§ **WHAT TO WORK ON**
Find the word "lines" below. Copy each line that has it.

§ **SUPPLIED DATA**
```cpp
typedef struct vnl_ppo_net_spec {
  int32_t traj_size, obs_size, action_size, latent_size;
  int32_t num_encoder_layers, num_decoder_layers , num_value_layers ;
  int32_t encoder_layers[8], decoder_layers[8], value_layers[8];
// ... 38 lines not shown
```

### vnl-brax-imitation_amd/_lib.py

```python
from __future__ import annotations

import ctypes as C
import os

_HERE = os.path.dirname(os.path.abspath(__file__))
DEFAULT_LIB = os.path.join(_HERE, "csrc", "libvnl.so")

i32p = C.POINTER(C.c_int32)
f32p = C.POINTER(C.c_float)


class EnvSpec(C.Structure):
    _fields_ = [
        ("clip_frames", C.c_int32),
        ("num_clips", C.c_int32),
        ("ref_traj_length", C.c_int32),
        ("sub_clip_length", C.c_int32),
        ("n_frames", C.c_int32),
        ("num_track_bodies", C.c_int32),
        ("num_end_eff", C.c_int32),
        ("num_appendages", C.c_int32),
        ("num_joint_cols", C.c_int32),
        ("com_ref_col", C.c_int32),
        ("body_idxs", i32p),
# ... 106 lines not shown

PPO_HEAD_WORKSPACE_FLOATS = 4 + 4 * 256


class PPONetSpec(C.Structure):
    _fields_ = [(n, C.c_int32) for n in ("traj_size", "obs_size", "action_size", "latent_size", "num_encoder_layers",
                                          "num_decoder_layers", "num_value_layers")] + \
               [("encoder_layers", C.c_int32 * 8), ("decoder_layers", C.c_int32 * 8), ("value_layers", C.c_int32 * 8)]


class PPOBatch(C.Structure):
    _fields_ = [(n, C.c_void_p) for n in ("traj", "obs", "next_obs_last", "raw_action", "behaviour_log_prob", "reward",
                                          "truncation", "discount", "eps_latent", "eps_entropy", "obs_mean", "obs_std")]


class PPOHParams(C.Structure):
    _fields_ = [(n, C.c_float) for n in ("entropy_cost", "discounting", "reward_scaling", "gae_lambda",
                                         "clipping_epsilon", "kl_weight", "min_std", "var_scale")] + \
               [("normalize_advantage", C.c_int32), ("pad_", C.c_int32)]

class CorrPlan(C.Structure):
    _fields_ = [(n, C.c_int32) for n in ("route", "chunks", "chunk_cols", "row_tiles")] + [("workspace_floats", C.c_int64)]


class Domain(C.Structure):
    _fields_ = [(n, C.c_void_p) for n in ("cg_friction", "act_gain", "dof_damping", "dof_armature")]

class BodyDomain(C.Structure):
    _fields_ = [(n, C.c_void_p) for n in ("body_mass", "body_inertia", "body_ipos")]


EXPORTS = (
    "vnl_last_error", "vnl_version", "vnl_model_create", "vnl_model_destroy", "vnl_env_create", "vnl_env_destroy",
    "vnl_env_dims", "vnl_env_reset", "vnl_env_reset_done", "vnl_env_step", "vnl_env_fk", "vnl_env_debug", "vnl_env_scratch", "vnl_policy_create", "vnl_policy_destroy",
    "vnl_policy_num_params", "vnl_policy_forward", "vnl_policy_forward_noise", "vnl_rollout_post", "vnl_ppo_head", "vnl_adam_step", "vnl_gather_rows",
    "vnl_ppo_update_create", "vnl_ppo_update_destroy", "vnl_ppo_update_num_params", "vnl_ppo_update_buffer",
    "vnl_ppo_minibatch_grad",
    "vnl_ppo_minibatch_grad_part",
    "vnl_env_set_domain", "vnl_env_set_body_domain",
    "vnl_prediction_corr_plan", "vnl_prediction_corr",
)
_HIP_ONLY = ("vnl_policy_", "vnl_ppo_update_", "vnl_ppo_minibatch_", "vnl_prediction_corr")


class VnlError(RuntimeError):
    pass


def _declare(lib: C.CDLL) -> C.CDLL:
    vp = C.c_void_p
    lib.vnl_last_error.restype = C.c_char_p
    lib.vnl_version.restype = C.c_int
    lib.vnl_model_create.argtypes = [vp, C.c_size_t, C.POINTER(vp)]
    lib.vnl_model_destroy.argtypes = [vp]
    lib.vnl_model_destroy.restype = None
    lib.vnl_env_create.argtypes = [vp, C.POINTER(EnvSpec), C.c_int32, C.c_int32, C.POINTER(vp)]
    lib.vnl_env_destroy.argtypes = [vp]
    lib.vnl_env_destroy.restype = None
    lib.vnl_env_dims.argtypes = [vp, C.POINTER(Dims)]
    lib.vnl_env_reset.argtypes = [vp, vp, vp, C.POINTER(StatePtrs), vp]
    lib.vnl_env_reset_done.argtypes = [vp, vp, C.POINTER(ResetNoise), C.POINTER(StatePtrs), C.POINTER(ResetLog), C.c_int32, vp]
    lib.vnl_env_step.argtypes = [vp, vp, C.POINTER(StatePtrs), vp]
    lib.vnl_env_fk.argtypes = [vp, vp, C.POINTER(StatePtrs), vp]
    lib.vnl_env_debug.argtypes = [vp, C.c_int32, C.POINTER(C.c_int32)]
    lib.vnl_env_scratch.argtypes = [vp, C.c_char_p, C.POINTER(vp), C.POINTER(C.c_int32)]
    lib.vnl_env_set_domain.argtypes = [vp, C.POINTER(Domain), vp]
    lib.vnl_env_set_body_domain.argtypes = [vp, C.POINTER(BodyDomain), vp]
    lib.vnl_rollout_post.argtypes = [C.POINTER(PostDesc), C.c_int32, vp]
    lib.vnl_ppo_head.argtypes = [C.POINTER(PPOHeadArgs), vp, vp]
    lib.vnl_gather_rows.argtypes = [C.POINTER(GatherDesc), vp]
    lib.vnl_adam_step.argtypes = [vp, vp, vp, vp, vp, C.c_int64] + [C.c_double] * 4 + [vp]
    if hasattr(lib, "vnl_ppo_update_create"):
        lib.vnl_ppo_update_create.argtypes = [C.POINTER(PPONetSpec), C.c_int32, C.c_int32, C.c_int32, C.POINTER(vp)]
        lib.vnl_ppo_update_destroy.argtypes = [vp]
        lib.vnl_ppo_update_destroy.restype = None
        lib.vnl_ppo_update_num_params.argtypes = [vp]
        lib.vnl_ppo_update_num_params.restype = C.c_int64
        lib.vnl_ppo_update_buffer.argtypes = [vp, C.c_char_p, C.POINTER(vp), C.POINTER(C.c_int64)]
        lib.vnl_ppo_minibatch_grad.argtypes = [vp, vp, C.POINTER(PPOBatch), C.POINTER(PPOHParams), vp, vp, vp]
        lib.vnl_ppo_minibatch_grad_part.argtypes = [vp, vp, C.POINTER(PPOBatch), C.POINTER(PPOHParams), vp, vp, vp, C.c_int]
        lib.vnl_prediction_corr_plan.argtypes = [C.c_int32, C.c_int32, C.c_int32, C.POINTER(CorrPlan)]
        lib.vnl_prediction_corr.argtypes = [vp, vp, C.c_float, C.c_int32, C.c_int32, C.c_int32, vp, C.c_int64, vp, vp]
    if hasattr(lib, "vnl_policy_create"):
        lib.vnl_policy_create.argtypes = [C.POINTER(PolicySpec), C.c_int32, C.c_int32, C.POINTER(vp)]
        lib.vnl_policy_destroy.argtypes = [vp]
        lib.vnl_policy_destroy.restype = None
        lib.vnl_policy_num_params.argtypes = [vp]
        lib.vnl_policy_num_params.restype = C.c_int64
        lib.vnl_policy_forward.argtypes = [vp] + [vp] * 7 + [C.c_int32, C.c_int32] + [vp] * 6 + [vp, vp] + [vp]
        lib.vnl_policy_forward_noise.argtypes = [vp] + [vp] * 5 + [C.POINTER(PolicyNoise), C.c_int32, C.c_int32] + [vp] * 7 + [vp]
    return lib


_cache = {}

# ... 20 lines not shown
```

### vnl-brax-imitation_amd/csrc/vnl_domain.hip

```cpp
#include <hip/hip_runtime.h>
#include <stdint.h>

#include "../../include/vnl.h"
#ifdef VNL_PROFILE
#define g_vnl_prof g_vnl_prof_domain
#endif
#include "vnl_env_kernels.h"

int vnl_domain_reset_(const KernelConsts* kc, int spec, int B, size_t lds, void* stream, const DevState& ds, const int* start_frame,
                      const vreal* noise, vreal* dump, int* trace) {
  if (spec)
    hipLaunchKernelGGL((vnl_reset_kernel<VnlSpecDom<VnlSpecRodent>>), dim3(B), dim3(64), lds, (hipStream_t)stream, kc, ds,
                       start_frame, noise, dump, trace);
  else
    hipLaunchKernelGGL((vnl_reset_kernel<VnlSpecDom<VnlSpecGeneric>>), dim3(B), dim3(64), lds, (hipStream_t)stream, kc, ds,
                       start_frame, noise, dump, trace);
  return (int)hipGetLastError();
}

int vnl_domain_step_(const KernelConsts* kc, int spec, int B, size_t lds, void* stream, const DevState& ds, const vreal* action,
                     vreal* dump, vreal* dump_mid, int* trace) {
  if (spec)
    hipLaunchKernelGGL((vnl_step_kernel<VnlSpecDom<VnlSpecRodent>>), dim3(B), dim3(64), lds, (hipStream_t)stream, kc, ds,
                       action, dump, dump_mid, trace);
  else
    hipLaunchKernelGGL((vnl_step_kernel<VnlSpecDom<VnlSpecGeneric>>), dim3(B), dim3(64), lds, (hipStream_t)stream, kc, ds,
                       action, dump, dump_mid, trace);
  return (int)hipGetLastError();
}

int vnl_domain_reset_done_(const KernelConsts* kc, int spec, int B, size_t lds, void* stream, const DevState& ds,
                           const ResetDoneArgs& a, vreal* dump, int* trace) {
  if (spec)
    hipLaunchKernelGGL((vnl_reset_done_kernel<VnlSpecDom<VnlSpecRodent>>), dim3(B), dim3(64), lds, (hipStream_t)stream, kc, ds, a,
                       dump, trace);
  else
    hipLaunchKernelGGL((vnl_reset_done_kernel<VnlSpecDom<VnlSpecGeneric>>), dim3(B), dim3(64), lds, (hipStream_t)stream, kc, ds, a,
                       dump, trace);
  return (int)hipGetLastError();
}
```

§ **PROBLEM SOLUTION**
// ... 38 lines not shown
# ... 106 lines not shown
# ... 20 lines not shown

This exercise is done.